Although multiple factors influence the risk of major adverse cardiovascular events (MACE), the effects of socioeconomic status on MACE in the presence and absence of renal dysfunction (RD) have not been comprehensively explored in Korea.
We examined the effects of socioeconomic status on MACE in individuals with and without RD. The data of 44,473 Koreans from 2008 to 2017 were obtained from the Health Care Big Data Platform of the Ministry of Health and Welfare in Korea. Their socioeconomic status was assessed using a socioeconomic score (SES) based on marital status, education, household income, and occupation. The incidence of myocardial infarction (MI), stroke, and death was compared according to SES level (0-4). Multiple linear regression analysis was used to evaluate the hazard ratios and 95% confidence intervals for outcomes based on participant SES.

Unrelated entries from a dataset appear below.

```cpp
#if RN_POISON_LDS
  rn_poison_lds(reinterpret_cast<uint32_t*>(&L), sizeof(L) / 4);
#endif

  const bool own_a = NW == 1 || wave == 0, own_b = NW == 1 || wave == 1, own_c = NW == 1 || wave == 2;
  if (own_b)
    for (int i = lane; i < 176; i += WAVE) L.ceps[i] = a.ceps[(long)b * 176 + i];
  if (own_c)
    for (int i = lane; i < 168; i += WAVE) L.rnn_state[i] = a.rnn[(long)b * 168 + i];
  float2 synth[4];
  float* synth_g = a.synth + (long)b * 480;
#pragma unroll
  for (int m = 0; m < 4; ++m) {
    const int n = lane + WAVE * m;
// ... 120 lines not shown
        float y[14];
  #pragma unroll
        for (int q = 0; q < 14; ++q) {
          float sum = w[q + 5];
          sum = fmaf(lpc2[0], w[q + 4], sum);
          sum = fmaf(lpc2[1], w[q + 3], sum);
          sum = fmaf(lpc2[2], w[q + 2], sum);
          sum = fmaf(lpc2[3], w[q + 1], sum);
          sum = fmaf(lpc2[4], w[q], sum);
          y[q] = sum;
        }
        rn_sync<NW>();
  #pragma unroll
        for (int q = 0; q < 14; ++q)
          if (base + q < 864) lp[base + q] = y[q];
        rn_sync<NW>();
      }
      STAMP(0)
      lane = lane0;
      asm volatile("" : "+v"(lane));
      RN_LANE_RANGE(4);

      float* x4 = Sa;
      float* y4 = Sa + 240;
      float* pre = Sa;
      {
        float vx[4], vy[7];
  #pragma unroll
        for (int m = 0; m < 4; ++m) vx[m] = lp[384 + 2 * min(lane + WAVE * m, 239)];
  #pragma unroll
        for (int m = 0; m < 7; ++m) vy[m] = lp[2 * min(lane + WAVE * m, 386)];
  #pragma unroll
        for (int m = 0; m < 4; ++m) {
          const int j = lane + WAVE * m;
          if (j < 240) x4[j] = vx[m];
        }
  #pragma unroll
        for (int m = 0; m < 7; ++m) {
          const int j = lane + WAVE * m;
          if (j < 392) y4[j] = j < 387 ? vy[m] : 0.f;
        }
      }
      rn_sync<NW>();
      int best0, best1;
      {
        float xc[3] = {0.f, 0.f, 0.f};
        {
          const float4* xv4 = reinterpret_cast<const float4*>(x4);
          const float* yp = y4 + 3 * min(lane, 48);
          float y0 = yp[0], y1 = yp[1];
  #pragma unroll 4
          for (int j4 = 0; j4 < 60; ++j4) {
            const float4 xv = xv4[j4];
            const int j = 4 * j4;
            const float y2 = yp[j + 2], y3 = yp[j + 3], y4v = yp[j + 4], y5 = yp[j + 5];
            xc[0] = fmaf(xv.x, y0, xc[0]);
            xc[1] = fmaf(xv.x, y1, xc[1]);
            xc[2] = fmaf(xv.x, y2, xc[2]);
            xc[0] = fmaf(xv.y, y1, xc[0]);
            xc[1] = fmaf(xv.y, y2, xc[1]);
            xc[2] = fmaf(xv.y, y3, xc[2]);
            xc[0] = fmaf(xv.z, y2, xc[0]);
            xc[1] = fmaf(xv.z, y3, xc[1]);
            xc[2] = fmaf(xv.z, y4v, xc[2]);
            xc[0] = fmaf(xv.w, y3, xc[0]);
            xc[1] = fmaf(xv.w, y4v, xc[1]);
            xc[2] = fmaf(xv.w, y5, xc[2]);
            y0 = y4v;
            y1 = y5;
          }
        }
        STAMP(1)
        {
          float loc[7];
          float run = 0.f;
  #pragma unroll
          for (int q = 0; q < 7; ++q) {
            const int j = 7 * lane + q;
            const float v = j < 392 ? y4[j] : 0.f;
            loc[q] = run;
            run = fmaf(v, v, run);
          }
          float incl = run;
  #pragma unroll
          for (int off = 1; off < WAVE; off <<= 1) {
            const float o = __shfl_up(incl, off, WAVE);
            if (lane >= off) incl += o;
          }
          const float excl = incl - run;
          rn_sync<NW>();
  #pragma unroll
          for (int q = 0; q < 7; ++q)
            if (7 * lane + q < 392) pre[7 * lane + q] = excl + loc[q];
        }
        rn_sync<NW>();
        Cand c0 = {-1.f, 0.f, 1 << 20}, c1 = {-1.f, 0.f, 1 << 20};
        int nvalid = 0;
  #pragma unroll
        for (int rr = 0; rr < 3; ++rr) {
          const int lag = 3 * lane + rr;
          if (lag < 147 && xc[rr] > 0.f) {
            const float syy = fmaxf(1.f, 1.f + (pre[lag + 240] - pre[lag]));
            const float x16 = xc[rr] * 1e-12f;
            const Cand c = {x16 * x16, syy, lag};
            ++nvalid;
            if (cand_better(c, c0)) { c1 = c0; c0 = c; }
            else if (cand_better(c, c1)) c1 = c;
          }
        }
        const int total_valid = __popcll(__ballot(nvalid > 0)) == 0 ? 0 : (int)wave_sum((float)nvalid);
        const Cand w0 = wave_best(c0);
        const Cand mine = (c0.idx == w0.idx) ? c1 : c0;
        const Cand w1 = wave_best(mine);
        if (total_valid == 0) { best0 = 0; best1 = 1; }
        else if (total_valid == 1) { best0 = w0.idx; best1 = 0; }
        else { best0 = w0.idx; best1 = w1.idx; }
      }
      best0 = __builtin_amdgcn_readfirstlane(best0);
      best1 = __builtin_amdgcn_readfirstlane(best1);
      rn_sync<NW>();
      STAMP(2)

      float* fine = Sa;
      float xwin[8];
      for (int i = lane; i < 296; i += WAVE) fine[i] = 0.f;
      rn_sync<NW>();
      {
        const int ca = 2 * min(best0, best1), cb = 2 * max(best0, best1);
        Cand bestc = {-1.f, 0.f, 0};
        bool any = false;
        int lagi[10];
        bool use[10];
        const float* yr[10];
  #pragma unroll
        for (int q = 0; q < 10; ++q) {
          const int pass = q / 5, d = q % 5 - 2;
          const int i = (pass == 0 ? ca : cb) + d;
          use[q] = !(i < 0 || i >= 294) && !(pass == 1 && abs(i - ca) <= 2);
          lagi[q] = use[q] ? i : 0;
          yr[q] = lp + lagi[q] + lane;
        }
        float sxy[10], syy[10];
        lag_window(lp + 384 + lane, lane, xwin);
        lag_dots<10, true>(xwin, yr, lane, sxy, syy);
  #pragma unroll
        for (int q = 0; q < 10; ++q) {
          if (use[q]) {
            const float syq = fmaxf(1.f, 1.f + syy[q]);
            const float xv = fmaxf(-1.f, sxy[q]);
            if (lane == 0) fine[lagi[q]] = xv;
            if (xv > 0.f) {
              const float x16 = xv * 1e-12f;
              const Cand c = {x16 * x16, syq, lagi[q]};
              if (!any || cand_better(c, bestc)) { bestc = c; any = true; }
            }
          }
        }
        rn_sync<NW>();
        const int bp = any ? bestc.idx : 0;
        int offset = 0;
        if (bp > 0 && bp < 293) {
          const float fa = fine[bp - 1], fb = fine[bp], fc = fine[bp + 1];
          if ((fc - fa) > .7f * (fb - fa)) offset = 1;
          else if ((fa - fc) > .7f * (fb - fc)) offset = -1;
        }
        pitch_index = __builtin_amdgcn_readfirstlane(768 - (2 * bp - offset));
      }
      rn_sync<NW>();
      STAMP(3)
      if (DBG && a.dbg && t == a.T - 1) {
        float* D = a.dbg + (long)b * RN_DBG_FLOATS;
        for (int i = lane; i < 864; i += WAVE) D[984 + i] = lp[i];
        if (lane == 0) D[1848] = (float)pitch_index;
  #ifndef RN_PROFILE
        for (int i = lane; i < 480; i += WAVE) D[3824 + i] = xw[480 + i];
  #endif
      }

      {
        const float* x = lp + 384;
        int T0 = pitch_index / 2;
        const int prev_period = last_period / 2;
        if (T0 >= 384) T0 = 383;
        int T = T0;
        float xx, xy;
        {
          const float* yr[2] = {x + lane, x - T0 + lane};
          float sa[2], sb[2];
          lag_dots<2, false>(xwin, yr, lane, sa, sb);
          xx = sa[0];
          xy = sa[1];
        }
        float* yyl = Sa + 296;
        {
          float loc[6];
          float run = 0.f;
  #pragma unroll
          for (int q = 0; q < 6; ++q) {
            const int m = 6 * lane + 1 + q;
            const float u = x[-m], v = x[480 - m];
            run += u * u - v * v;
            loc[q] = run;
          }
          float incl = run;
  #pragma unroll
          for (int off = 1; off < WAVE; off <<= 1) {
            const float o = __shfl_up(incl, off, WAVE);
            if (lane >= off) incl += o;
          }
          const float excl = incl - run;
  #pragma unroll
          for (int q = 0; q < 6; ++q) yyl[6 * lane + 1 + q] = fmaxf(0.f, xx + (excl + loc[q]));
          if (lane == 0) yyl[0] = xx;
        }
        rn_sync<NW>();
        float yy = yyl[T0];
        float best_xy = xy, best_yy = yy;
        const float g0 = xy / sqrtf(1.f + xx * yy);
        float g = g0;
        int t1v = 0, t1bv = 0;
        float xya = 0.f, xyb = 0.f;
        static_assert((2 * 383 + 14) / (2 * 14) < 30, "candidates k >= 14 are out of range for every T0");
  #pragma unroll
        for (int c = 0; c < 3; ++c) {
          const int k0 = 2 + 4 * c;
          if ((2 * T0 + k0) / (2 * k0) >= 30) {
            constexpr int NKC = 4;
            const float* yr[2 * NKC];
            int t1[NKC], t1b[NKC];
  #pragma unroll
            for (int q = 0; q < NKC; ++q) {
              const int k = k0 + q;
              t1[q] = 0; t1b[q] = 0;
              const int T1 = (2 * T0 + k) / (2 * k);
              if (T1 >= 30) {
                t1[q] = T1;
                if (k == 2) t1b[q] = (T1 + T0 > 384) ? T0 : T0 + T1;
                else t1b[q] = (2 * c_second_check[k] * T0 + k) / (2 * k);
              }
              yr[2 * q] = x - t1[q] + lane;
              yr[2 * q + 1] = x - t1b[q] + lane;
            }
            float sa[2 * NKC], sb[2 * NKC];
            lag_dots<2 * NKC, false>(xwin, yr, lane, sa, sb);
  #pragma unroll
            for (int q = 0; q < NKC; ++q) {
              const int l = k0 + q - 2;
              lane_put(t1v, t1[q], l);
              lane_put(t1bv, t1b[q], l);
              lane_put(xya, sa[2 * q], l);
              lane_put(xyb, sa[2 * q + 1], l);
            }
          }
        }
        {
          const int T1 = t1v;
          const float xyk = .5f * (xya + xyb);
          const float yyk = .5f * (yyl[t1v] + yyl[t1bv]);
          const int k = lane + 2;
          const float g1 = xyk / sqrtf(1.f + xx * yyk);
          float cont;
          if (abs(T1 - prev_period) <= 1) cont = last_gain;
          else if (abs(T1 - prev_period) <= 2 && 5 * k * k < T0) cont = .5f * last_gain;
          else cont = 0.f;
          float thresh = fmaxf(.3f, .7f * g0 - cont);
          if (T1 < 90) thresh = fmaxf(.4f, .85f * g0 - cont);
          else if (T1 < 60) thresh = fmaxf(.5f, .9f * g0 - cont);
          const unsigned long long pass = __ballot(lane < 14 && T1 >= 30 && g1 > thresh);
          if (pass != 0ull) {
            const int w = 63 - __builtin_clzll(pass);
            best_xy = __int_as_float(__builtin_amdgcn_readlane(__float_as_int(xyk), w));
            best_yy = __int_as_float(__builtin_amdgcn_readlane(__float_as_int(yyk), w));
            T = __builtin_amdgcn_readlane(T1, w);
            g = __int_as_float(__builtin_amdgcn_readlane(__float_as_int(g1), w));
          }
        }
        best_xy = fmaxf(0.f, best_xy);
        float pgv = (best_yy <= best_xy) ? 1.f : best_xy / (best_yy + 1.f);
        float xc3[3];
        {
          const float* yr[3] = {x - (T - 1) + lane, x - T + lane, x - (T + 1) + lane};
          float sb[3];
          lag_dots<3, false>(xwin, yr, lane, xc3, sb);
        }
        int offset = 0;
        if ((xc3[2] - xc3[0]) > .7f * (xc3[1] - xc3[0])) offset = 1;
        else if ((xc3[0] - xc3[2]) > .7f * (xc3[1] - xc3[2])) offset = -1;
        if (pgv > g) pgv = g;
        pitch_index = 2 * T + offset;
        if (pitch_index < 60) pitch_index = 60;
// ... 82 lines not shown
        }
      }
      {
        if (lane < 6) {
          float v = se * dct_norm;
          if (lane == 0) v -= 1.3f;
          if (lane == 1) v -= 0.9f;
          Rb[KB_FEAT + 34 + lane] = v;
        }
        if (lane == 6) Rb[KB_FEAT + 40] = .01f * (float)(pitch_index - 300);
        silence = E < 0.04f;
        if (!silence && lane < RN_NB) {
          float v = sl * dct_norm;
          if (lane == 0) v -= 12.f;
          if (lane == 1) v -= 4.f;
          Rb[KB_FEAT + lane] = v;
          L.ceps[memid * RN_NB + lane] = v;
        }
      }
      rn_sync<NW>();
      if (silence) {
        if (lane < RN_NFEAT) Rb[KB_FEAT + lane] = 0.f;
        if (lane < RN_NB) SL.U[U_G + lane] = 0.f;
        rn_sync<NW>();
      } else {
        {
          const int m1 = (memid < 1) ? 8 + memid - 1 : memid - 1;
          const int m2 = (memid < 2) ? 8 + memid - 2 : memid - 2;
          if (lane < 6) {
            const float c0 = L.ceps[memid * RN_NB + lane];
            const float c1 = L.ceps[m1 * RN_NB + lane];
            const float c2 = L.ceps[m2 * RN_NB + lane];
            Rb[KB_FEAT + lane] = c0 + c1 + c2;
            Rb[KB_FEAT + RN_NB + lane] = c0 - c2;
            Rb[KB_FEAT + RN_NB + 6 + lane] = c0 - 2.f * c1 + c2;
          }
          memid = (memid + 1 == 8) ? 0 : memid + 1;
        }
        {
          const int ci = lane >> 3, cj = lane & 7;
          float dist = 0.f;
  #pragma unroll
          for (int k = 0; k < RN_NB; ++k) {
            const float d = L.ceps[ci * RN_NB + k] - L.ceps[cj * RN_NB + k];
            dist = fmaf(d, d, dist);
          }
          float md = (ci == cj) ? 1e15f : dist;
          md = fminf(md, dpp_mov<0xB1>(md));
          md = fminf(md, dpp_mov<0x4E>(md));
          md = fminf(md, dpp_mov<0x141>(md));
          const float sv = wave_sum(md) * .125f;
          if (lane == 0) Rb[KB_FEAT + 41] = sv / 8.f - 2.1f;
        }
        rn_sync<NW>();
        STAMP(7)
      }
      if constexpr (NW > 1) {
        if (lane == 0) { SL.pitch_index = pitch_index; SL.pitch_gain = pitch_gain; SL.silence = silence ? 1 : 0; }
      }
    }
    if (own_c) {
      if constexpr (NW > 1) {
        pitch_index = __builtin_amdgcn_readfirstlane(SL.pitch_index);
        pitch_gain = SL.pitch_gain;
        silence = __builtin_amdgcn_readfirstlane(SL.silence) != 0;
      }
      if (!silence) {
        lane = lane0;
        asm volatile("" : "+v"(lane));
        RN_LANE_RANGE(1);
        const float S = 1.f / 256.f;
        float* feat = Rb + KB_FEAT;
        float* dense = Rb + PL_DENSE;
        float* zbuf = Rb + PL_Z;
        TansigTab tansig;
        tansig.load(tab->tansig, lane);
        signed char* in_img = reinterpret_cast<signed char*>(SL.U + PL_U_FREE);
        signed char* st_img = reinterpret_cast<signed char*>(Xf + PL_A_FREE);
        const int toff = (lane & 3) * RN_IMG8_LD;
        RnScale sc = image_i8<48>(in_img, lane, [&](int i) { return i < RN_NFEAT ? feat[i] : 0.f; });
        rn_sync<NW>();
        {
          const int row = min(lane, 23);
          const float acc = dot_i<rn_k16(42), 24>(wrs, RnPack8::ID_W, row, in_img, toff, sc.dn, wpf[RnPack::ID_B + row]);
          const float d = tansig_approx(S * acc, tansig);
          if (lane < 24) dense[lane] = d;
        }
        rn_sync<NW>();
        sc = image_i8<32>(in_img, lane, [&](int i) { return i < 24 ? dense[i] : 0.f; });
        gru_layer_i<NW, 24, 24>(wrs, RnPack8::VG_W, RnPack8::VG_R, wpf + RnPack::VG_B, in_img, sc.dn,
                            L.rnn_state, zbuf, st_img, toff, tansig, lane);
        {
          float acc = 0.f;
          if (lane == 0) {
            acc = wpf[RnPack::VO_B];
            acc = dot_vad(wrs, RnPack::VO_W, L.rnn_state, acc);
          }
          const float v = sigmoid_approx(S * acc, tansig);
          if (lane == 0) SL.U[U_VAD] = v;
        }
        sc = image_i8<96>(in_img, lane, [&](int i) {
          return i < 24 ? dense[i] : (i < 48 ? L.rnn_state[i - 24] : (i < 90 ? feat[i - 48] : 0.f)); });
        rn_sync<NW>();
        vad_prob = SL.U[U_VAD];
        STAMP(8)
        gru_layer_i<NW, 90, 48>(wrs, RnPack8::NG_W, RnPack8::NG_R, wpf + RnPack::NG_B, in_img, sc.dn,
                            L.rnn_state + 24, zbuf, st_img, toff, tansig, lane);
        STAMP(9)
        sc = image_i8<128>(in_img, lane, [&](int i) { return i < 72 ? L.rnn_state[i] : (i < 114 ? feat[i - 72] : 0.f); });
        rn_sync<NW>();
        gru_layer_i<NW, 114, 96>(wrs, RnPack8::DG_W, RnPack8::DG_R, wpf + RnPack::DG_B, in_img, sc.dn,
                             L.rnn_state + 72, zbuf, st_img, toff, tansig, lane);
        sc = image_i8<96>(st_img, lane, [&](int i) { return L.rnn_state[72 + i]; });
        rn_sync<NW>();
        {
          const int row = min(lane, RN_NB - 1);
          const float acc = dot_i<rn_k16(96), RN_NB>(wrs, RnPack8::DO_W, row, st_img, toff, sc.dn, wpf[RnPack::DO_B + row]);
          const float gv = sigmoid_approx(S * acc, tansig);
          if (lane < RN_NB) SL.U[U_G + lane] = gv;
        }
        rn_sync<NW>();
        STAMP(10)

        lane = lane0;
        asm volatile("" : "+v"(lane));
        RN_LANE_RANGE(2);
        float2 fq[4];
        int bq[4];
        {
          float4 pq[4];
  #pragma unroll
          for (int m = 0; m < 4; ++m) {
            const unsigned pidx = (unsigned)min(lane + WAVE * m, 199);
            pq[m] = *reinterpret_cast<const float4*>(SL.Bb + 2 * pidx);
            fq[m] = ld_u32(reinterpret_cast<const float2*>(tab->bin_frac), pidx);
            bq[m] = ld_u32(tab->bin_band, 2 * pidx);
          }
          if (lane < RN_NB) {
            const float ex = SL.Exp[lane], gg = SL.U[U_G + lane];
            float r;
            if (ex > gg) r = 1.f;
            else r = (ex * ex) * (1.f - gg * gg) / (.001f + (gg * gg) * (1.f - ex * ex));
            r = sqrtf(fminf(1.f, fmaxf(0.f, r)));
            r *= sqrtf(SL.Ex[lane] / (1e-8f + SL.Ep[lane]));
            SL.U[U_R + lane] = r;
          }
          rn_sync<NW>();
          float* part = Xf + PL_A_FREE;
          float* part_hi = SL.U + PL_U_FREE;
  #pragma unroll
          for (int m = 0; m < 4; ++m) {
            const int pidx = lane + WAVE * m;
            if (pidx < 200) {
              const float r0 = SL.U[U_R + bq[m]], r1 = SL.U[U_R + bq[m] + 1];
              const float rf0 = (1.f - fq[m].x) * r0 + fq[m].x * r1;
              const float rf1 = (1.f - fq[m].y) * r0 + fq[m].y * r1;
              float4 x = *reinterpret_cast<const float4*>(SL.A + 2 * pidx);
              x.x = fmaf(rf0, pq[m].x, x.x);
              x.y = fmaf(rf0, pq[m].y, x.y);
              x.z = fmaf(rf1, pq[m].z, x.z);
              x.w = fmaf(rf1, pq[m].w, x.w);
              *reinterpret_cast<float4*>(SL.A + 2 * pidx) = x;
              float e0 = x.x * x.x; e0 += x.y * x.y;
              float e1 = x.z * x.z; e1 += x.w * x.w;
              float lo = (1.f - fq[m].x) * e0 + (1.f - fq[m].y) * e1;
              float hi = fq[m].x * e0 + fq[m].y * e1;
              lo = dpp_add<0xB1>(lo);
              hi = dpp_add<0xB1>(hi);
              if ((lane & 1) == 0) { part[pidx >> 1] = lo; part_hi[pidx >> 1] = hi; }
            }
          }
        }
        rn_sync<NW>();
        float sum;
        {
          const float* part = Xf + PL_A_FREE;
          const float* part_hi = SL.U + PL_U_FREE;
          sum = band_sum(part, part_hi, be, lane);
        }
        if (lane < RN_NB) {
          SL.U[U_R + lane] = sqrtf(SL.Ex[lane] / (1e-8f + sum));
          const float gg = fmaxf(SL.U[U_G + lane], .6f * lastg);
          SL.U[U_G + lane] = gg;
          lastg = gg;
        }
        rn_sync<NW>();
        float nq[4][2], gq[4][2];
        float4 xq[4];
  #pragma unroll
        for (int m = 0; m < 4; ++m) {
          nq[m][0] = SL.U[U_R + bq[m]]; nq[m][1] = SL.U[U_R + bq[m] + 1];
          gq[m][0] = SL.U[U_G + bq[m]]; gq[m][1] = SL.U[U_G + bq[m] + 1];
          xq[m] = *reinterpret_cast<const float4*>(SL.A + 2 * min(lane + WAVE * m, 199));
        }
  #pragma unroll
        for (int m = 0; m < 4; ++m) {
          const int pidx = lane + WAVE * m;
          if (pidx < 200) {
            const float n0 = nq[m][0], n1 = nq[m][1];
            const float g0 = gq[m][0], g1 = gq[m][1];
// ... 136 lines not shown
```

MI risk was only affected by education level. The participants' income, education, and SES affected their stroke risk, whereas death was associated with all four socioeconomic factors. The incidence of stroke and death increased as SES worsened (from 0 to 4). SES was positively related to risk of stroke and death in participants without RD. SES did not affect MI, stroke, or death in participants with RD.
A low socioeconomic status is associated with risk of stroke and death, especially in individuals without RD.
尽管多种因素影响主要不良心血管事件(MACE)的风险,但在韩国,社会经济地位在存在和不存在肾功能不全(RD)情况下对MACE的影响尚未得到全面探讨。
我们研究了社会经济地位对有和没有RD的个体发生MACE的影响。2008年至2017年44473名韩国人的数据来自韩国卫生和福利部的医疗大数据平台。他们的社会经济地位使用基于婚姻状况、教育程度、家庭收入和职业的社会经济评分(SES)进行评估。根据SES水平(0 - 4)比较心肌梗死(MI)、中风和死亡的发生率。使用多元线性回归分析评估基于参与者SES的结局的风险比和95%置信区间。
MI风险仅受教育程度影响。参与者的收入、教育程度和SES影响他们的中风风险,而死亡与所有四个社会经济因素相关。随着SES变差(从0到4),中风和死亡的发生率增加。在没有RD的参与者中,SES与中风和死亡风险呈正相关。SES对有RD的参与者的MI、中风或死亡没有影响。
社会经济地位低与中风和死亡风险相关,尤其是在没有RD的个体中。